DeepWiki Integration
The MCP server now includes integration with DeepWiki for enhanced AI documentation lookups. This integration provides a more effective way to retrieve and utilize documentation from various AI frameworks and libraries.
Using the DeepWiki Tool
You can query DeepWiki for documentation using the query_deepwiki
tool:
/tool query_deepwiki target_url="https://deepwiki.com/odoo/odoo"
Parameters:
target_url
: The DeepWiki URL to query (must start with https://deepwiki.com/)
DeepWiki Features
- Enhanced Documentation Retrieval: Access comprehensive documentation for AI frameworks like OpenAI, Google, Meta, Anthropic, and Hugging Face
- Odoo Documentation: Special support for Odoo core and OWL documentation
- Recursive Documentation Loading: Automatically follows documentation dependencies
- Context-Aware References: Provides AI-contextual references to improve understanding
Supported Framework Documentation
- AI Frameworks: OpenAI (GPT, Assistants API, Function Calling), Google (LangGraph, Vertex AI, Gemini), Meta (LLaMA), Anthropic (Claude API), Hugging Face, and more
- AI Toolkits: LangChain, LangGraph, Haystack, AutoGPT, CrewAI, AgentVerse
- ERP & Integration: Odoo Core and OWL, Zapier, N8N agent pipelines
Mermaid Diagram Generation
The MCP server includes a tool for generating diagrams from Mermaid markdown.
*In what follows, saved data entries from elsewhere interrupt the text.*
constexpr int kMaxStages = 10;
template <int BN>
struct SmemLayout {
  static constexpr int kABytes = BM * BK * 2;
  static constexpr int kBBytes = BN * BK * 2;
  static constexpr int kStageBytes = kABytes + kBBytes;
  static constexpr int kPitch = BN + 4;
  static constexpr int kAccBytes = BM * kPitch * 4;
  static constexpr int kTailBytes = 256 + BN * 4 + 1024;
  __host__ __device__ static int region(int stages) { return stages * kStageBytes > kAccBytes ? stages * kStageBytes : kAccBytes; }
  static int total(int stages) { return region(stages) + kTailBytes; }
};


template <int BN, bool kTmaA>
__device__ __forceinline__ void load_stage(const ConvParams& P, int a_mode, uint32_t sa, uint32_t bar, uint32_t bytes,
                                           const CUtensorMap* mw, const CUtensorMap* ma, int kb, int n0, const TileOrigin& o) {
  mbar_arrive_expect_tx(bar, bytes);
// ... 379 lines not shown
    mbar_init(order_bar(1), 4);
    mbar_init(res_bar(0), 1);
    mbar_init(res_bar(1), 1);
    for (int h = 0; h < kHaloSlots; ++h) {
      mbar_init(halo_full(h), 1);
      mbar_init(halo_empty(h), 4);
    }
    fence_mbar_init();
  }
  if (tid == 32) {
    tma_prefetch_desc(&maps.w[0]);
    tma_prefetch_desc(&maps.a[0]);
    if (P.tiles > P.m_tiles * P.n_tiles) { tma_prefetch_desc(&maps.w[1]); tma_prefetch_desc(&maps.a[1]); }
    if (!XM) {
      tma_prefetch_desc(&maps.y[0]);
      if (has_res) tma_prefetch_desc(&maps.res[0]);
    }
  }
  __syncthreads();
  pdl_wait();

  if (wg == 0) {
    setmaxnreg_dec<40>();
    if (tid < 32 && elect_one()) {
      const uint32_t a_bytes = a_mode == A_TMA2D ? L::kABytes : uint32_t(P.tw * P.th) * 128u;
      const uint32_t bytes = L::kBBytes + a_bytes;
      int s = 0, h = 0;
      uint32_t ph = 0, hph = 0;
      for (int tile = blockIdx.x; tile < P.tiles; tile += gridDim.x) {
        const PersistTile pt = persist_tile(P, tile);
        const CUtensorMap* mw = pt.z ? &maps.w[1] : &maps.w[0];
        const CUtensorMap* ma = pt.z ? &maps.a[1] : &maps.a[0];
        if (halo) {
          const uint32_t halo_tx = uint32_t((P.tw + 2) * (P.th + 2)) * 128u;
          for (int cb = 0; cb < ncb; ++cb) {
            mbar_wait_quiet(halo_empty(h), hph ^ 1);
            mbar_arrive_expect_tx(halo_full(h), halo_tx);
            tma_load_4d(smem_base + uint32_t(kStages * PL::kFilterBytes + h * P.halo_bytes), ma, halo_full(h), cb * BK,
                        pt.o.ox0 - 1, pt.o.oy0 - 1, pt.o.tb);
            if (++h == kHaloSlots) { h = 0; hph ^= 1; }
            for (int tap = 0; tap < 9; ++tap) {
              mbar_wait_quiet(empty_bar(s), ph ^ 1);
              mbar_arrive_expect_tx(full_bar(s), PL::kFilterBytes);
              tma_load_2d(smem_base + uint32_t(s * PL::kFilterBytes), mw, full_bar(s), tap * P.Cin + cb * BK, pt.n0);
              if (++s == kStages) { s = 0; ph ^= 1; }
            }
          }
          continue;
        }
        for (int kb = 0; kb < nkb; ++kb) {
          mbar_wait_quiet(empty_bar(s), ph ^ 1);
          load_stage<128, true>(P, a_mode, smem_base + s * L::kStageBytes, full_bar(s), bytes, mw, ma, kb, pt.n0, pt.o);
          if (++s == kStages) { s = 0; ph ^= 1; }
        }
      }
    }
    return;
  }

  setmaxnreg_inc<232>();
  const int c = wg - 1;
  const int t = tid & 127, w = t >> 5, l = t & 31;
  const int bar_id = 2 + c;
  const uint32_t sout = smem_base + ring_bytes + uint32_t(c * PL::kOutBytes);
  float* sacc = reinterpret_cast<float*>(smem_gen + ring_bytes + c * PL::kOutBytes);
  float* sbias = reinterpret_cast<float*>(smem_gen + bar_off + 256 + c * 128 * 4);
  int lane_px[2];
#pragma unroll
  for (int hm = 0; hm < 2; ++hm) {
    int m = 64 * hm + 16 * w + (l & 7) + 8 * ((l >> 3) & 1);
    if (m > P.tw * P.th - 1) m = P.tw * P.th - 1;
    const int py = P.tw ? m / P.tw : 0;
    lane_px[hm] = py * (P.tw + 2) + m - py * P.tw;
  }
  for (int tile = blockIdx.x + c * gridDim.x; tile < P.tiles; tile += 2 * gridDim.x) {
    const int j = (tile - int(blockIdx.x)) / int(gridDim.x);
    const PersistTile pt = persist_tile(P, tile);
    const ConvProblem pr = pick_problem(P, pt.z);
    const int n0 = pt.n0;
    const TileOrigin& o = pt.o;
    const float bias_r = (pr.bias && !(P.epi & ICAF_EPI_BIAS_ROW) && n0 + t < P.N) ? __ldg(pr.bias + n0 + t) : 0.f;
    float alpha = 0.f, beta = 1.f;
    if (P.epi & ICAF_EPI_SCALED_RES) { alpha = __ldg(pr.alpha); beta = __ldg(pr.beta); }
    StagedRow sr;
    float rb[4] = {0.f, 0.f, 0.f, 0.f};
    if (XM) {
      staged_row<128, XM>(sr, P, pr, o, t, n0);
    } else {
      fragment_row_bias(rb, P, pr, o, w, l);
      if (t == 0) {
        bulk_wait_group_read<0>();
        if (has_res) tma_load_tile<128>(P, pt.z ? &maps.res[1] : &maps.res[0], sout, res_bar(c), n0, o);
      }
      sbias[t] = bias_r;
      named_bar_sync(bar_id, 128);
    }

    float acc0[64], acc1[64];
#pragma unroll
    for (int i = 0; i < 64; ++i) { acc0[i] = 0.f; acc1[i] = 0.f; }
    auto hand_back = [&](int s) { if (l == 0) mbar_arrive(empty_bar(s)); };
    auto halo_back = [&](int h) { if (l == 0) mbar_arrive(halo_empty(h)); };
    const int g0 = j * nkb;
    if (j > 0) mbar_wait_quiet(order_bar(c), uint32_t((j >> 1) - (1 - c)) & 1u);
    int s_last, h_last = 0;
    if (halo) {
      halo_mma_loop(acc0, acc1, P, smem_base, kStages, g0, j * ncb, lane_px, l, full_bar, halo_full, hand_back, halo_back,
                    s_last, h_last);
    } else {
      s_last = mma_loop<128>(acc0, acc1, smem_base, kStages, nkb, g0 % kStages, uint32_t(g0 / kStages) & 1u, full_bar,
                             hand_back);
    }
    if (l == 0) mbar_arrive(order_bar(c ^ 1));
    wgmma_wait<0>();
    hand_back(s_last);
    if (halo) halo_back(h_last);

    if constexpr (!XM) {
      if (has_res) mbar_wait_quiet(res_bar(c), uint32_t(j >> 1) & 1u);
      epi_tile_fragments<64>(epi_mode_act<false>(P, has_res), acc0, acc1, sout, sbias, rb, alpha, beta, w, l);
      fence_proxy_async_smem();
      named_bar_sync(bar_id, 128);
      if (t == 0) {
        tma_store_tile<128>(P, pt.z ? &maps.y[1] : &maps.y[0], sout, n0, o);
        if (tile + 2 * int(gridDim.x) >= P.tiles) bulk_wait_group<0>();
      }
      continue;
    }

    const int mode_act = epi_mode_act<XM>(P, has_res);
    const float* arow = sacc + size_t(t) * PL::kPitch;
#pragma unroll 1
    for (int cc = 0; cc < 4; ++cc) {
      named_bar_sync(bar_id, 128);
      if (cc == 0) sbias[t] = bias_r;
      switch (cc) {
        case 0: stage_chunk<0>(acc0, acc1, sacc, w, l); break;
        case 1: stage_chunk<1>(acc0, acc1, sacc, w, l); break;
        case 2: stage_chunk<2>(acc0, acc1, sacc, w, l); break;
        default: stage_chunk<3>(acc0, acc1, sacc, w, l); break;
      }
      named_bar_sync(bar_id, 128);
      const int cb = 32 * cc;
      if (sr.mvalid && n0 + cb < P.N) {
        uint32_t acc[32];
        load_staged(acc, arow);
        epi_staged_chunk<XM>(mode_act, acc, sr, sbias, alpha, beta, cb, n0 + cb, P.N);
      }
    }
    if (mode_act == 11 && sr.mvalid && n0 < P.N) epi_row_emit(sr.ex, P, pr, sr.m, n0, min(n0 + 128, P.N));
  }
}

constexpr int kStemThreads = 128;
struct StemLayout {
  static constexpr int kFilterBytes = 3 * SmemLayout<64>::kBBytes;
  static constexpr int kBiasOff = kFilterBytes;
  static constexpr int kBarOff = kBiasOff + 64 * 4;
  static constexpr int kHaloOff = kFilterBytes + 1024;
  __host__ __device__ static int pitch(int Wo) { return (Wo < BM ? Wo : BM) + 2; }
  __host__ __device__ static int runs(int Wo) { return 1 + (BM - 1 + Wo - 1) / Wo; }
  static int total(int Wo) {
    const int halo = runs(Wo) * 3 * pitch(Wo) * 32;
    return kHaloOff + (halo > kOutHalfBytes ? halo : kOutHalfBytes) + 1024;
  }
};

__global__ void __launch_bounds__(kStemThreads, 4)
conv_stem_kernel(const ConvParams P, const __grid_constant__ ConvMaps maps) {
  extern __shared__ uint8_t smem_raw[];
  using SL = StemLayout;
  const uint32_t smem_base = (smem_u32(smem_raw) + 1023u) & ~1023u;
  uint8_t* smem_gen = smem_raw + (smem_base - smem_u32(smem_raw));
  const uint32_t bar = smem_base + SL::kBarOff;
  const uint32_t halo = smem_base + SL::kHaloOff;
  float* sbias = reinterpret_cast<float*>(smem_gen + SL::kBiasOff);

  pdl_launch_dependents();
  const int t = threadIdx.x, w = t >> 5, l = t & 31;
  const int bz = blockIdx.z, n0 = blockIdx.y * 64;
  const ConvProblem pr = pick_problem(P, bz);
  const TileOrigin o{int(blockIdx.x) * BM, 0, 0, 0};
  const int g0 = o.m0 / P.Wo, ox0 = o.m0 - g0 * P.Wo;
  const int len0 = min(P.Wo - ox0, BM);
  const int nruns = 1 + (BM - len0 + P.Wo - 1) / P.Wo;
  const int pitch = SL::pitch(P.Wo);
  int lane_hp[2];
#pragma unroll
  for (int hm = 0; hm < 2; ++hm) {
    const int r = 64 * hm + 16 * w + (l & 7) + 8 * ((l >> 3) & 1);
    int j = 0, p = r;
    if (r >= len0) {
      const int q = (r - len0) / P.Wo;
      j = 1 + q;
      p = r - len0 - q * P.Wo;
    }
    lane_hp[hm] = 3 * j * pitch + p;
  }
  if (t == 0) {
    mbar_init(bar, 1);
    fence_mbar_init();
  }
  if (t == 32) {
    tma_prefetch_desc(bz ? &maps.w[1] : &maps.w[0]);
    tma_prefetch_desc(bz ? &maps.y[1] : &maps.y[0]);
  }
  __syncthreads();
  pdl_wait();

  if (t == 0) {
    const CUtensorMap* mw = bz ? &maps.w[1] : &maps.w[0];
    mbar_arrive_expect_tx(bar, SL::kFilterBytes);
#pragma unroll 1
    for (int kb = 0; kb < 3; ++kb) tma_load_2d(smem_base + uint32_t(kb * SmemLayout<64>::kBBytes), mw, bar, kb * BK, n0);
  }
  if (t < 64) sbias[t] = (pr.bias && !(P.epi & ICAF_EPI_BIAS_ROW) && n0 + t < P.N) ? __ldg(pr.bias + n0 + t) : 0.f;
  float rb[4] = {0.f, 0.f, 0.f, 0.f};
  fragment_row_bias(rb, P, pr, o, w, l);

  const int c = t & 1;
#pragma unroll 1
  for (int j = 0; j < nruns; ++j) {
    const int g = g0 + j;
    const int xs = j ? 0 : ox0;
    const int len = j ? min(P.Wo, BM - len0 - (j - 1) * P.Wo) : len0;
    const int b = g / P.Ho, oy = g - b * P.Ho;
    const bool gv = g < P.B * P.Ho;
#pragma unroll
    for (int ty = 0; ty < 3; ++ty) {
      const int iy = oy + ty - 1;
      const bool rv = gv && (unsigned)iy < (unsigned)P.Hi;
      const __half* src = pr.x + (rv ? (size_t(b) * P.Hi + iy) * P.Wi * pr.x_ld : 0) + 8 * c;
      const int h0 = (3 * j + ty) * pitch;
      for (int px = t >> 1; px < len + 2; px += kStemThreads / 2) {
        const int ix = xs - 1 + px, h = h0 + px;
        const bool ok = rv && (unsigned)ix < (unsigned)P.Wi;
        cp_async16(halo + uint32_t(h) * 32u + (uint32_t(c ^ ((h >> 2) & 1)) << 4), ok ? src + size_t(ix) * pr.x_ld : pr.x, ok);
      }
    }
  }
  cp_async_commit();
  cp_async_wait<0>();
  __syncthreads();
  mbar_wait_quiet(bar, 0);

  float acc0[32], acc1[32];
#pragma unroll
  for (int i = 0; i < 32; ++i) { acc0[i] = 0.f; acc1[i] = 0.f; }
  uint32_t fa[3][2][4];
#pragma unroll
  for (int tap = 0; tap < 9; ++tap) {
    const int f = tap % 3;
    const int off = (tap / 3) * pitch + tap % 3;
#pragma unroll
    for (int hm = 0; hm < 2; ++hm) {
      const int h = lane_hp[hm] + off;
      ldmatrix_x4(fa[f][hm], halo + uint32_t(h) * 32u + (uint32_t((l >> 4) ^ ((h >> 2) & 1)) << 4));
    }
    wgmma_fence();
    const uint64_t bd = gmma_desc_sw128(smem_base + uint32_t((tap >> 2) * SmemLayout<64>::kBBytes + 32 * (tap & 3)));
    wgmma_rs<0>(acc0, fa[f][0], bd, tap != 0);
    wgmma_rs<0>(acc1, fa[f][1], bd, tap != 0);
    wgmma_commit();
    wgmma_wait<2>();
  }
  wgmma_wait<0>();
  __syncthreads();

  epi_tile_fragments<32>(epi_mode_act<false>(P, false), acc0, acc1, halo, sbias, rb, 0.f, 1.f, w, l);
  fence_proxy_async_smem();
  __syncthreads();
  if (t == 0) {
    tma_store_tile<64>(P, bz ? &maps.y[1] : &maps.y[0], halo, n0, o);
    bulk_wait_group<0>();
  }
}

This is useful for visualizing workflows, entity relationships, and other diagrams directly from Claude Desktop.
Using the Mermaid Diagram Tool
You can generate diagrams using the generate_npx
tool:
/tool generate_npx code="graph TD; A[Start] --> B[Process]; B --> C[End]" name="workflow" theme="default" backgroundColor="white"
Parameters:
code
: The Mermaid markdown code for the diagram (required)name
: Name for the output file (optional, defaults to timestamp)theme
: Theme for the diagram (optional, options: default, forest, dark, neutral)backgroundColor
: Background color for the diagram (optional, e.g., white, transparent, #F0F0F0)folder
: Custom output folder path (optional, defaults to exports/diagrams)
Mermaid Diagram Types
You can create various types of diagrams:
- Flowcharts:
graph TD;
A[Start] --> B[Process];
B --> C{Decision};
C -->|Yes| D[End];
C -->|No| B;
- Sequence Diagrams:
sequenceDiagram
participant User
participant System
User->>System: Request Data
System->>User: Return Data
- Class Diagrams:
classDiagram
class Customer {
+String name
+String email
+getOrders()
}
class Order {
+int id
+Customer customer
}
Customer "1" --> "*" Order
- Entity Relationship Diagrams:
erDiagram
CUSTOMER ||--o{ ORDER : places
ORDER ||--|{ LINE-ITEM : contains
The generated diagrams are saved as PNG files in the exports/diagrams directory and can be accessed for further use.